____ Input

__global__ __launch_bounds__(WG) void k_extend_add(const int4* __restrict__ tile, const int* __restrict__ childMap, const int4* __restrict__ kidRec,
    double* __restrict__ fronts, int ownOnly, const int* __restrict__ aPtr, const int* __restrict__ aSrc, const long long* __restrict__ aDst,
    const double* __restrict__ a
#ifdef MF_EA_PROBE
    ,
    int probeLevel
#endif
)
{
    EA_PROBE_DECL;
    EA_STAMP(0);
    const int4 g = tile[4 * blockIdx.x], t = tile[4 * blockIdx.x + 1], k0 = tile[4 * blockIdx.x + 2], k1 = tile[4 * blockIdx.x + 3];
    const int aBeg = aPtr[blockIdx.x], aEnd = aPtr[blockIdx.x + 1];
    const int tid = threadIdx.x, lane = tid & 63, wv = __builtin_amdgcn_readfirstlane(tid >> 6);
    const int e0 = aBeg + tid;
    long long dst0 = 0;
    double a0 = 0.0;
    if (e0 < aEnd) {
        dst0 = aDst[e0];
        a0 = a[aSrc[e0]];
    }
    EA_STAMP(1);
    const int N = g.x, ncOwn = g.y, nk = t.z;
    double* F = fronts + (((long long)(unsigned)g.w << 32) | (unsigned)g.z);
    const int I = TS * t.x + lane, J0 = TS * t.y + 16 * wv;
    const int* m0 = childMap + k0.w;
    const int* m1 = childMap + k1.w;
    const int r0 = m0[I], r1 = m1[I];
    int c0[16], c1[16];
#pragma unroll
    for (int q = 0; q < 16; ++q) {
        c0[q] = m0[J0 + q];
        c1[q] = m1[J0 + q];
    }
    EA_STAMP(2);
    KidGather g0, g1;
    kid_gather(kid_front(fronts, k0), k0.z, r0, c0, g0);
    kid_gather(kid_front(fronts, k1), k1.z, r1, c1, g1);
    double sum[16];
#pragma unroll
    for (int q = 0; q < 16; ++q) sum[q] = 0.0;
#pragma unroll
    for (int q = 0; q < 16; ++q) sum[q] += g0.ok[q] ? g0.x[q] : 0.0;
#pragma unroll
    for (int q = 0; q < 16; ++q) sum[q] += g1.ok[q] ? g1.x[q] : 0.0;
    EA_STAMP(4);
    for (int k = 2; k < nk; ++k) {
        const int4 kr = kidRec[t.w + k];
        const int* m = childMap + kr.w;
        const int r = m[I];
#pragma unroll
        for (int q = 0; q < 16; ++q) c0[q] = m[J0 + q];
        kid_gather(kid_front(fronts, kr), kr.z, r, c0, g0);
#pragma unroll
        for (int q = 0; q < 16; ++q) sum[q] += g0.ok[q] ? g0.x[q] : 0.0;
    }
    if (I < N) {
#pragma unroll
        for (int q = 0; q < 16; ++q) {
            const int J = J0 + q;
            if (J <= I && (!ownOnly || J < ncOwn)) F[I + (long long)N * J] = sum[q];
        }
    }
    EA_STAMP(6);
    if (aBeg < aEnd) {
        __syncthreads();
        if (e0 < aEnd) fronts[dst0] += a0;
        for (int e = e0 + WG; e < aEnd; e += WG) fronts[aDst[e]] += a[aSrc[e]];
    }
    EA_STAMP(7);
    EA_PROBE_FLUSH(0);
}

__device__ __forceinline__ double bcast_lane(double v, int lane)
{
    const int lo = __builtin_amdgcn_readlane(__double2loint(v), lane);
    const int hi = __builtin_amdgcn_readlane(__double2hiint(v), lane);
    return __hiloint2double(hi, lo);
}

__device__ __forceinline__ double rsqrt_nr(double d)
{
    double r = __builtin_amdgcn_rsq(d);
    double e = fma(-d * r, r, 1.0);
    r = fma(0.5 * r, e, r);
    e = fma(-d * r, r, 1.0);
    r = fma(0.5 * r, e, r);
    return r;
}

__device__ __forceinline__ double rcp_nr(double d)
{
    double r = __builtin_amdgcn_rcp(d);
    double e = fma(-d, r, 1.0);
    r = fma(r, e, r);
    e = fma(-d, r, 1.0);
    r = fma(r, e, r);
    return r;
}

__device__ __forceinline__ double lane_xor16(double v) { return __shfl_xor(v, 16, 64); }
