class DmfbVecConfig(C.Structure):
# ... 128 lines not shown
        'crnn_wide_last_hip_error': ([], i32),
    },
    'crnn_ops': {
        'crnn_conv9_forward': [vp, i64, i64, vp, vp, vp, vp, i32, vp, i64, vp],
        'crnn_front9_forward': [vp, i64, vp, i32, i64, vp, vp, vp, vp, vp, vp, i32, vp, i64, i32, vp],
        'crnn_front9_forward_live': [vp, i64, vp, i32, i64, vp, vp, vp, vp, vp, vp, i32, vp, i64, i32, vp, vp, i32, vp],
        'crnn_front19_forward': [vp, i64, vp, i32, i64, vp, vp, vp, vp, vp, vp, i32, vp, i64, i32, vp],
        'crnn_front_padded_cols': ([i32], i32),
        'crnn_conv9_backward_parts': ([i32], i32),
        'crnn_conv9_backward': [vp, i64, i64, vp, i64, vp, i64, vp, vp, vp, i32, vp, i32, vp, vp],
        'crnn_mlp_backward_parts': ([], i32),
        'crnn_mlp_backward': [vp, i64, i32, vp, i32, i64, vp, i64, vp, i64, i32, vp, vp, vp, vp],
        'crnn_conv19_backward_parts': ([i32], i32),
        'crnn_conv19_backward': [vp, i64, i64, vp, i64, vp, i64, vp, vp, vp, vp, i32, vp, i32, vp, vp],
        'crnn_last_hip_error': ([], i32),
        'gru_seq_forward': [vp, vp, vp, vp, vp, i32, i64, i32, vp, vp, vp],
        'gru_seq_backward': [vp, vp, vp, vp, vp, i32, i64, i32, vp, vp, vp, vp, vp],
        'gru_seq_forward_packed': [vp, vp, vp, vp, vp, i32, i64, i32, _i32p, vp, vp, vp],
        'gru_seq_forward_packed_pair': [vp] * 14 + [i32, i64, i32, _i32p, vp],
        'gru_seq_backward_packed': [vp, vp, vp, vp, vp, i32, i64, i32, _i32p, vp, vp, vp, vp, vp, vp],
        'gru_seq_row_blocks': ([i64], i64),
        'gru_last_hip_error': ([], i32),
    },
    'rollout_ops': {
        'rollout_select_actions': [vp, i32, i32, i32, vp, i32, u64, vp, vp, vp, vp, vp, i32, i32, vp],
        'rollout_gru_head_select': [vp, vp, vp, vp, vp, vp, vp, i32, i32, i32, i32, vp, i32, u64, vp, vp, vp, vp, vp, i32, i32, vp, vp],
        'rollout_gru_head_select_live': [vp, vp, vp, vp, vp, vp, vp, i32, i32, i32, i32, vp, i32, u64, vp, vp, vp, vp, vp, i32, i32, vp, vp,
                                         vp, vp],
        'rollout_compact_alive': [i32, vp, vp, vp, vp],
        'rollout_post_step': [i32, i32, i32, vp, vp, vp, vp, i32, vp, vp, vp, vp, vp, vp, vp, vp, vp, f32, f32, vp, vp, vp, i32, vp, vp,
                              vp],
        'rollout_gru_head_select_stream': [vp, vp, vp, vp, vp, vp, vp, i32, i32, i32, i32, vp, i32, u64, vp, vp, vp, vp, vp, i32, vp, vp,
                                           vp],
        'rollout_stream_step': [i32, i32, i32, i32, i32, i32, vp, vp, vp, vp, vp, vp, i32, vp, C.POINTER(RolloutStage),
                                C.POINTER(RolloutRing), i32, vp, vp, vp, f32, f32, vp, vp],
        'rollout_last_hip_error': ([], i32),
    },
    'rollout_route': {
        'rollout_route_select': [i32, i32, i32, i32, vp, vp, vp, i32, vp, vp, vp, vp, vp, vp],
        'rollout_last_hip_error': ([], i32),
    },
    'route_plan': {
        'route_plan_dmfb': [i32, i32, i32, i32, i32, vp, vp, vp, vp, vp, vp, vp, vp, vp, vp, vp],
        'route_follow_dmfb': [i32] * 6 + [vp] * 16,
        'route_plan_dmfb_opt': [i32] * 5 + [vp] * 10 + [i32, i32, vp],
        'route_follow_dmfb_opt': [i32] * 6 + [vp] * 15 + [i32, i32, vp],
# ... 193 lines not shown
    return _CACHE[key]
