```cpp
int storm_hip_ctx_get_counter(storm_hip_ctx *c, const char *key, int64_t *value) {
  STORM_REQUIRE(c && key && value, "ctx_get_counter: null argument");
  if (!strcmp(key, "resident_solves")) *value = c->n_resident_solves;
  else if (!strcmp(key, "latency_solves")) *value = c->n_latency_solves;
  else if (!strcmp(key, "throughput_solves")) *value = c->n_throughput_solves;
  else if (!strcmp(key, "engine_solves")) *value = c->n_engine_solves;
  else if (!strcmp(key, "block_solves")) *value = c->n_block_solves;
  else if (!strcmp(key, "cg_fused_steps")) *value = c->n_cg_fused_steps;
  else if (!strcmp(key, "cg_residual_marches")) *value = c->n_cg_residual_marches;
  else if (!strcmp(key, "cg_residual_plane_marches")) *value = c->n_cg_residual_plane_marches;
  else if (!strcmp(key, "mgs_chain_steps")) *value = c->n_mgs_chain_steps;
  else if (!strcmp(key, "mgs_quad_steps")) *value = c->n_mgs_quad_steps;
  else if (!strcmp(key, "lazy_fused_dots")) *value = c->n_lazy_fused_dots;
  else if (!strcmp(key, "lazy_fused_pairs")) *value = c->n_lazy_fused_pairs;
  else if (!strcmp(key, "lazy_apply_dots")) *value = c->n_lazy_apply_dots;
  else if (!strcmp(key, "lazy_cg_steps")) *value = c->n_lazy_cg_steps;
  else if (!strcmp(key, "lazy_waiting")) *value = (int64_t)c->lazy_q.size();
  else if (!strncmp(key, "ipc_", 4)) {
    static const char *names[6] = {"ipc_allreduce_wait_ticks", "ipc_allreduces", "ipc_ack_wait_ticks", "ipc_ack_waits",
                                   "ipc_halo_slow_poll_ticks", "ipc_halo_slow_polls"};
    int k = -1;
    for (int i = 0; i < 6; ++i)
      if (!strcmp(key, names[i])) k = i;
    STORM_REQUIRE(k >= 0, "ctx_get_counter: unknown key '%s'", key);
    const long long v = comm_ipc_stat(c, k);
    STORM_REQUIRE(v >= 0, "ctx_get_counter: '%s' needs the peer-window transport", key);
    *value = v;
  }
  else if (!strncmp(key, "rccl_prof_", 10)) {
    static const char *names[8] = {"rccl_prof_exchanges", "rccl_prof_event_to_comm_ticks", "rccl_prof_pack_ticks",
                                   "rccl_prof_sendrecv_ticks", "rccl_prof_unhidden_wait_ticks", "rccl_prof_resume_ticks",
                                   "rccl_prof_allreduces", "rccl_prof_allreduce_ticks"};
    int k = -1;
    for (int i = 0; i < 8; ++i)
      if (!strcmp(key, names[i])) k = i;
    STORM_REQUIRE(k >= 0, "ctx_get_counter: unknown key '%s'", key);
    const long long v = comm_profile_read(c, k);
    STORM_REQUIRE(v >= 0, "ctx_get_counter: '%s' needs the RCCL transport with option profile_comm = 1", key);
    *value = v;
  }
  else if (!strncmp(key, "resident_phase_max_", 19) || !strncmp(key, "resident_phase_mean_", 20)) {
    const bool mx = key[15] == 'm' && key[16] == 'a';
    const int k = atoi(key + (mx ? 19 : 20));
    STORM_REQUIRE(c->d_res_prof != nullptr && c->res_prof_blocks > 0 && k >= 0 && k < 8, "ctx_get_counter: no resident profile (option resident_profile)");
    std::vector<long long> h((size_t)c->res_prof_blocks * 8);
    HIP_TRY(hipStreamSynchronize(c->stream));
    HIP_TRY(hipMemcpy(h.data(), c->d_res_prof, sizeof(long long) * h.size(), hipMemcpyDeviceToHost));
    long long m = 0, sum = 0;
    for (int b = 0; b < c->res_prof_blocks; ++b) m = std::max(m, h[(size_t)b * 8 + k]), sum += h[(size_t)b * 8 + k];
    *value = mx ? m : sum / c->res_prof_blocks;
  } else if (!strncmp(key, "resident_phase_block_", 21)) {
    int b = 0, k = 0;
    STORM_REQUIRE(sscanf(key + 21, "%d_%d", &b, &k) == 2 && c->d_res_prof != nullptr && b >= 0 && b < c->res_prof_blocks && k >= 0 && k < 8,
                  "ctx_get_counter: no such block / phase");
    long long v = 0;
    HIP_TRY(hipStreamSynchronize(c->stream));
    HIP_TRY(hipMemcpy(&v, c->d_res_prof + (size_t)b * 8 + k, sizeof v, hipMemcpyDeviceToHost));
    *value = v;
  }
  else STORM_FAIL(STORM_HIP_E_INVALID, "ctx_get_counter: unknown key '%s'", key);
  return STORM_HIP_OK;
}

int storm_hip_ctx_get_spmv_profile(storm_hip_ctx *c, int64_t *launches, double *total_ms, double *min_ms) {
  STORM_REQUIRE(c, "get_spmv_profile: null context");
  HIP_TRY(hipStreamSynchronize(c->stream));
  double total = 0.0, mn = 0.0;
  const size_t pairs = c->prof_used / 2;
  for (size_t i = 0; i < pairs; ++i) {
    float ms = 0.f;
    HIP_TRY(hipEventElapsedTime(&ms, c->prof_events[2 * i], c->prof_events[2 * i + 1]));
    total += ms;
    if (i == 0 || ms < mn) mn = ms;
  }
  if (launches) *launches = (int64_t)pairs;
  if (total_ms) *total_ms = total;
  if (min_ms) *min_ms = mn;
  c->prof_used = 0;
  return STORM_HIP_OK;
}

int storm_hip_ctx_get_spmv_profile_samples(storm_hip_ctx *c, double *ms_out, int64_t capacity, int64_t *count) {
  STORM_REQUIRE(c && count && (ms_out || capacity == 0), "get_spmv_profile_samples: null argument");
  HIP_TRY(hipStreamSynchronize(c->stream));
  const size_t pairs = c->prof_used / 2;
  for (size_t i = 0; i < pairs && (int64_t)i < capacity; ++i) {
    float ms = 0.f;
    HIP_TRY(hipEventElapsedTime(&ms, c->prof_events[2 * i], c->prof_events[2 * i + 1]));
    ms_out[i] = ms;
  }
  *count = (int64_t)pairs;
  c->prof_used = 0;
  return STORM_HIP_OK;
// ... 354 lines not shown
```

stormruler_amd/csrc/solver_cg.hip:

```cpp
#include <algorithm>
#include "solver_fused.hpp"
#include "blas1_device.hpp"
#include "spmv_device.hpp"

namespace storm {

__device__ __forceinline__ double cg_r_alpha(SolverState *st, const double *__restrict__ pz_partials, int n_pz, double *lds4) {
  double pz;
  if (pz_partials) {
    pz = block_fold(pz_partials, n_pz, lds4);
    if (blockIdx.x == 0 && threadIdx.x == 0) st->s[S_PZ] = pz;
  } else {
    pz = st->s[S_PZ];
  }
  const double alpha = safe_divide(st->s[S_GAMMA], pz);
  if (blockIdx.x == 0 && threadIdx.x == 0) st->s[S_ALPHA] = alpha;
  return alpha;
}
__device__ __forceinline__ void cg_r_finish(SolverState *st, double acc, unsigned bx, double *__restrict__ partials,
                                            const TicketArgs &tickets, const IpcDev &w, int use_ipc, double *lds4) {
  const double s = block_sum256(acc, lds4);
  if (tickets.cnt == nullptr) {
    if (threadIdx.x == 0) partials[bx] = s;
    return;
  }
  if (threadIdx.x >= kWave) return;
  const double mine[1] = {s};
  double total[1];
  if (ticket_reduce_wave0<1>(tickets, mine, 1, bx, gridDim.x, total)) {
    if (use_ipc == 1) ipc_allreduce_wave<1>(w, total, 1);
    if (threadIdx.x == 0) {
      st->s[S_GAMMA_NEW] = total[0];
      if (use_ipc != 2) do_step(STEP_CG_RR, st, GmresDev{});
    }
  }
}

__global__ __launch_bounds__(kBlock) void cg_r_kernel(int64_t n, SolverState *st, double *__restrict__ r,
                                                      const double *__restrict__ z,
                                                      double *__restrict__ partials, int nt,
                                                      const double *__restrict__ pz_partials, int n_pz, int reverse,
                                                      TicketArgs tickets, IpcDev w, int use_ipc) {
  if (st->done) return;
  __shared__ double lds4[4];
  const unsigned bx = reverse ? gridDim.x - 1 - blockIdx.x : blockIdx.x;
  const double alpha = cg_r_alpha(st, pz_partials, n_pz, lds4);
  double acc = 0.0;
  const int64_t n2 = n >> 1;
  double2v *r2 = reinterpret_cast<double2v *>(r);
  const double2v *z2 = reinterpret_cast<const double2v *>(z);
  nt_dispatch(nt, [&](auto nt) {
  for (int64_t base = (int64_t)bx * (kBlock * kUnroll) + threadIdx.x; base < n2;
       base += (int64_t)gridDim.x * (kBlock * kUnroll)) {
    double2v vr[kUnroll], vz[kUnroll];
#pragma unroll
    for (int u = 0; u < kUnroll; ++u) {
      const int64_t i = base + u * kBlock;
      if (i < n2) vr[u] = ldv(r2 + i, nt), vz[u] = ldv(z2 + i, nt);
    }
#pragma unroll
    for (int u = 0; u < kUnroll; ++u) {
      const int64_t i = base + u * kBlock;
      if (i < n2) {
        vr[u] -= alpha * vz[u];
        stv(r2 + i, vr[u], nt);
        acc += vr[u].x * vr[u].x;
        acc += vr[u].y * vr[u].y;
      }
    }
  }
  });
  if ((n & 1) && bx == 0 && threadIdx.x == 0) {
    const double vr = r[n - 1] - alpha * z[n - 1];
    r[n - 1] = vr;
    acc += vr * vr;
  }
  cg_r_finish(st, acc, bx, partials, tickets, w, use_ipc, lds4);
}

template <bool IDX>
__global__ __launch_bounds__(kBlock) void cg_r_recompute_kernel(int64_t n, SolverState *st, double *__restrict__ r,
                                                                const double *__restrict__ p, SellArgs A, CanonTileArgs T,
                                                                Scal alpha_s, Scal beta_s, const double *__restrict__ pz_partials,
                                                                int n_pz, int reverse, TicketArgs tickets) {
  if (st->done) return;
  __shared__ double lds4[4];
  __shared__ double dict_sh[32];
  extern __shared__ __attribute__((aligned(16))) unsigned long long words_sh[];
  const int lane = threadIdx.x & (kWave - 1);
  if (threadIdx.x < 32) dict_sh[threadIdx.x] = A.dict[threadIdx.x];
  if (IDX) rec_table_fill(A, words_sh);
  __syncthreads();
  const unsigned bx = reverse ? gridDim.x - 1 - blockIdx.x : blockIdx.x;
  const double alpha = cg_r_alpha(st, pz_partials, n_pz, lds4);
  const double op_alpha = ld_scal2(alpha_s), op_beta = ld_scal2(beta_s);
  const int64_t a = T.a, b = T.b, mg = T.max_gather;
  const char *pg = reinterpret_cast<const char *>(p) - (size_t)kVecGuard * 8;
  auto pair_at = [&](int64_t row) {
    int64_t gi = row + kVecGuard;
    gi = gi < 0 ? 0 : (gi > mg ? mg : gi);
// ... 8 lines not shown
  const int64_t n2 = n >> 1;
  double2v *r2 = reinterpret_cast<double2v *>(r);
  for (int64_t base = (int64_t)bx * (kBlock * kUnroll) + threadIdx.x; base - lane < n2;
       base += (int64_t)gridDim.x * (kBlock * kUnroll)) {
    double2v vr[kUnroll], c[kUnroll], nb[kUnroll][4];
    double el[kUnroll];
    RecRaw<IDX> w[kUnroll];
#pragma unroll
    for (int u = 0; u < kUnroll; ++u) {
      const int64_t i = base + u * kBlock;
      const int64_t row = 2 * (i < n2 ? i : n2 - 1);
      vr[u] = r2[row >> 1];
      c[u] = pair_at(row);
      w[u] = rec_load<IDX>(A, (uint32_t)row);
      nb[u][0] = pair_at(row - b), nb[u][1] = pair_at(row - a), nb[u][2] = pair_at(row + a), nb[u][3] = pair_at(row + b);
      el[u] = 0.0;
      if (lane == 0) el[u] = one_at(row - 1);
      if (lane == kWave - 1) el[u] = one_at(row + 2);
    }
#pragma unroll
    for (int u = 0; u < kUnroll; ++u) {
      const int64_t i = base + u * kBlock;
      double2v xg[6];
      xg[0] = nb[u][0], xg[1] = nb[u][1], xg[4] = nb[u][2], xg[5] = nb[u][3];
      const double left = dpp_shift<0x138>(c[u].y);
      const double right = dpp_shift<0x130>(c[u].x);
      xg[2].x = lane == 0 ? el[u] : left;
      xg[2].y = c[u].x;
      xg[3].x = c[u].y;
      xg[3].y = lane == kWave - 1 ? el[u] : right;
      const double2v vz = lattice_pair_apply(dict_sh, rec_word<IDX>(w[u], words_sh), xg, c[u], op_alpha, op_beta);
      if (i < n2) {
        vr[u] -= alpha * vz;
        r2[i] = vr[u];
        acc += vr[u].x * vr[u].x;
        acc += vr[u].y * vr[u].y;
      }
    }
  }
  cg_r_finish(st, acc, bx, nullptr, tickets, IpcDev{}, 0, lds4);
}

static bool cg_r_recompute_applies(const storm_hip_op *op, bool tick) {
  storm_hip_ctx *c = op->ctx;
  MarchArgs M;
  int nb = 0;
  return c->opt_cg_residual_march != 0 && tick && c->comm == nullptr && c->opt_ticket_verify == 0 && op->n_rows % 2 == 0 &&
         spmv_can_march(op) && cg_march_geometry(op, &M, &nb);
}
static int cg_r_recompute_run(const storm_hip_op *op, int nbv, Scal alpha, Scal beta, const double *p, SolverState *st, double *r,
                              const double *pz_partials, int n_pz, int reverse) {
  storm_hip_ctx *c = op->ctx;
  CanonTileArgs T;
  int nbt = 0;
  STORM_REQUIRE(canon_tile_geometry(op, &T, &nbt), "cg: the residual recompute needs a lattice operator");
  const SellArgs A = lattice_args(op);
  const size_t lds = sizeof(uint64_t) * (size_t)A.rec_words_n;
  const TicketArgs tk{c->d_tickets, c->d_partials, c->d_ticket_sums};
  if (A.rec_idx != nullptr)
    hipLaunchKernelGGL(cg_r_recompute_kernel<true>, dim3(nbv), dim3(kBlock), lds, c->stream, op->n_rows, st, r, p, A, T, alpha,
                       beta, pz_partials, n_pz, reverse, tk);
  else
    hipLaunchKernelGGL(cg_r_recompute_kernel<false>, dim3(nbv), dim3(kBlock), lds, c->stream, op->n_rows, st, r, p, A, T, alpha,
                       beta, pz_partials, n_pz, reverse, tk);
  HIP_TRY(hipGetLastError());
  return STORM_HIP_OK;
}

struct ResidualPlanesArgs {
  int a, b;
  int runs_per_plane;
  int per_xcd;
  int planes;
  int nz;
  int max_gather;
};
constexpr int kResidualMaxChunk = 32;
template <int HLP, bool IDX>
__global__ __launch_bounds__(kBlock) void cg_r_planes_kernel(SolverState *st, double *__restrict__ r, const double *__restrict__ p,
                                                             SellArgs A, ResidualPlanesArgs G, Scal alpha_s, Scal beta_s,
                                                             const double *__restrict__ pz_partials, int n_pz, int reverse,
                                                             TicketArgs tickets) {
  const int done = st->done;
  __shared__ double lds4[4];
  __shared__ double dict_sh[32];
  __shared__ double wave_part[kResidualMaxChunk * (kBlock / kWave)];
  extern __shared__ __attribute__((aligned(16))) double plane_sh[];
  const int a = G.a, b = G.b;
  const int ldw = kStreamBlockElems + 2 * a;
  unsigned long long *words_sh = reinterpret_cast<unsigned long long *>(plane_sh + 2 * ldw);
  const int lane = threadIdx.x & (kWave - 1);
  const int wave = __builtin_amdgcn_readfirstlane(threadIdx.x >> 6);
  const int bidx = reverse ? (int)(gridDim.x - 1 - blockIdx.x) : (int)blockIdx.x;
  int zc, yt;
  if (G.per_xcd > 0) {
    const int xcd = bidx & (kNumXcd - 1), j = bidx >> 3;
    zc = j / G.per_xcd;
    yt = xcd * G.per_xcd + (j - zc * G.per_xcd);
  } else {
    zc = bidx / G.runs_per_plane;
    yt = bidx - zc * G.runs_per_plane;
  }
  const int z_begin = zc * G.nz, z_end = min(z_begin + G.nz, G.planes), nz = z_end - z_begin;
  auto plane = [&](int s) { return z_begin + s; };
  const int p0 = yt * kStreamBlockElems;
  const char *pg = reinterpret_cast<const char *>(p) - (size_t)kVecGuard * 8;
  double2v *r2 = reinterpret_cast<double2v *>(r);

  struct Flight {
    double2v p[kUnroll], hp[HLP];
  };
  int hat[HLP], hjj[HLP];
#pragma unroll
  for (int i = 0; i < HLP; ++i) {
    const int h = (int)threadIdx.x + kBlock * i;
    hjj[i] = 2 * h < a ? 2 * h - a : kStreamBlockElems + 2 * h - a;
    hat[i] = h < a ? a + hjj[i] : -1;
  }
  auto load_p = [&](int64_t row) {
    int64_t gi = row + kVecGuard;
    gi = gi < 0 ? 0 : (gi > (int64_t)G.max_gather ? (int64_t)G.max_gather : gi);
    return *reinterpret_cast<const double2v *>(pg + (size_t)gi * 8);
  };
  auto issue_p = [&](int zp, bool own, Flight &f) {
    const int64_t row0 = (int64_t)zp * b + p0;
#pragma unroll
    for (int u = 0; u < kUnroll; ++u) f.p[u] = load_p(row0 + 2 * ((int)threadIdx.x + kBlock * u));
#pragma unroll
    for (int i = 0; i < HLP; ++i) {
      f.hp[i] = double2v{0.0, 0.0};
      if (own && hat[i] >= 0) f.hp[i] = load_p(row0 + hjj[i]);
    }
  };
  auto issue_rw = [&](int zp, double2v (&vr)[kUnroll], RecRaw<IDX> (&w)[kUnroll]) {
    const int64_t row0 = (int64_t)zp * b + p0;
#pragma unroll
    for (int u = 0; u < kUnroll; ++u) {
      const int64_t row = row0 + 2 * ((int)threadIdx.x + kBlock * u);
      vr[u] = r2[row >> 1];
      w[u] = rec_load<IDX>(A, (uint32_t)row);
    }
  };

  Flight cur, nxt, fl;
  double2v pm[kUnroll], vr[kUnroll];
  RecRaw<IDX> w[kUnroll];
  issue_p(plane(-1), false, fl);
#pragma unroll
  for (int u = 0; u < kUnroll; ++u) pm[u] = fl.p[u];
  issue_p(plane(0), true, cur);
  issue_rw(plane(0), vr, w);
  issue_p(plane(1), 1 < nz, nxt);
  if (threadIdx.x < 32) dict_sh[threadIdx.x] = A.dict[threadIdx.x];
  if (IDX) rec_table_fill(A, words_sh);
  if (done) return;
  const double alpha = cg_r_alpha(st, pz_partials, n_pz, lds4);
  const double op_alpha = ld_scal2(alpha_s), op_beta = ld_scal2(beta_s);
  for (int s = 0; s < nz; ++s) {
    const int zp = plane(s);
    double *buf = plane_sh + (s & 1) * ldw;
#pragma unroll
    for (int u = 0; u < kUnroll; ++u) *reinterpret_cast<double2v *>(&buf[a + 2 * ((int)threadIdx.x + kBlock * u)]) = cur.p[u];
#pragma unroll
    for (int i = 0; i < HLP; ++i)
      if (hat[i] >= 0) *reinterpret_cast<double2v *>(&buf[hat[i]]) = cur.hp[i];
    double2v vrn[kUnroll];
    RecRaw<IDX> wn[kUnroll];
    if (s + 2 <= nz) issue_p(plane(s + 2), s + 2 < nz, fl);
    if (s + 1 < nz) issue_rw(plane(s + 1), vrn, wn);
    __syncthreads();
    const int64_t i0 = (((int64_t)zp * b + p0) >> 1) + threadIdx.x;
    double acc = 0.0;
#pragma unroll
    for (int u = 0; u < kUnroll; ++u) {
      const int at = a + 2 * ((int)threadIdx.x + kBlock * u);
      double2v xg[6];
      march_neighbours(buf, at, a, lane, pm[u], nxt.p[u], cur.p[u], xg);
      const double2v vz = lattice_pair_apply(dict_sh, rec_word<IDX>(w[u], words_sh), xg, cur.p[u], op_alpha, op_beta);
      vr[u] -= alpha * vz;
      r2[i0 + u * kBlock] = vr[u];
      acc += vr[u].x * vr[u].x;
      acc += vr[u].y * vr[u].y;
    }
    acc = wave_sum_down(acc);
    if (lane == 0) wave_part[s * (kBlock / kWave) + wave] = acc;
#pragma unroll
    for (int u = 0; u < kUnroll; ++u) pm[u] = cur.p[u], vr[u] = vrn[u], w[u] = wn[u];
    cur = nxt, nxt = fl;
  }
  __syncthreads();
  if (threadIdx.x >= kWave) return;
  const bool on = lane < nz;
  const double mine = on ? block_sum256_of_waves(wave_part + lane * (kBlock / kWave)) : 0.0;
  const unsigned bxv = on ? (unsigned)(plane(lane) * G.runs_per_plane + yt) : 0u;
  double total;
  if (ticket_reduce_wave0_slots(tickets, mine, on, bxv, (unsigned)(G.planes * G.runs_per_plane), &total) && threadIdx.x == 0) {
    st->s[S_GAMMA_NEW] = total;
    do_step(STEP_CG_RR, st, GmresDev{});
  }
}
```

________

§ Goal of the exercise:
Within this data, count the lines that include the string "right" and write the number with nothing else.

§ Reply to the exercise:
2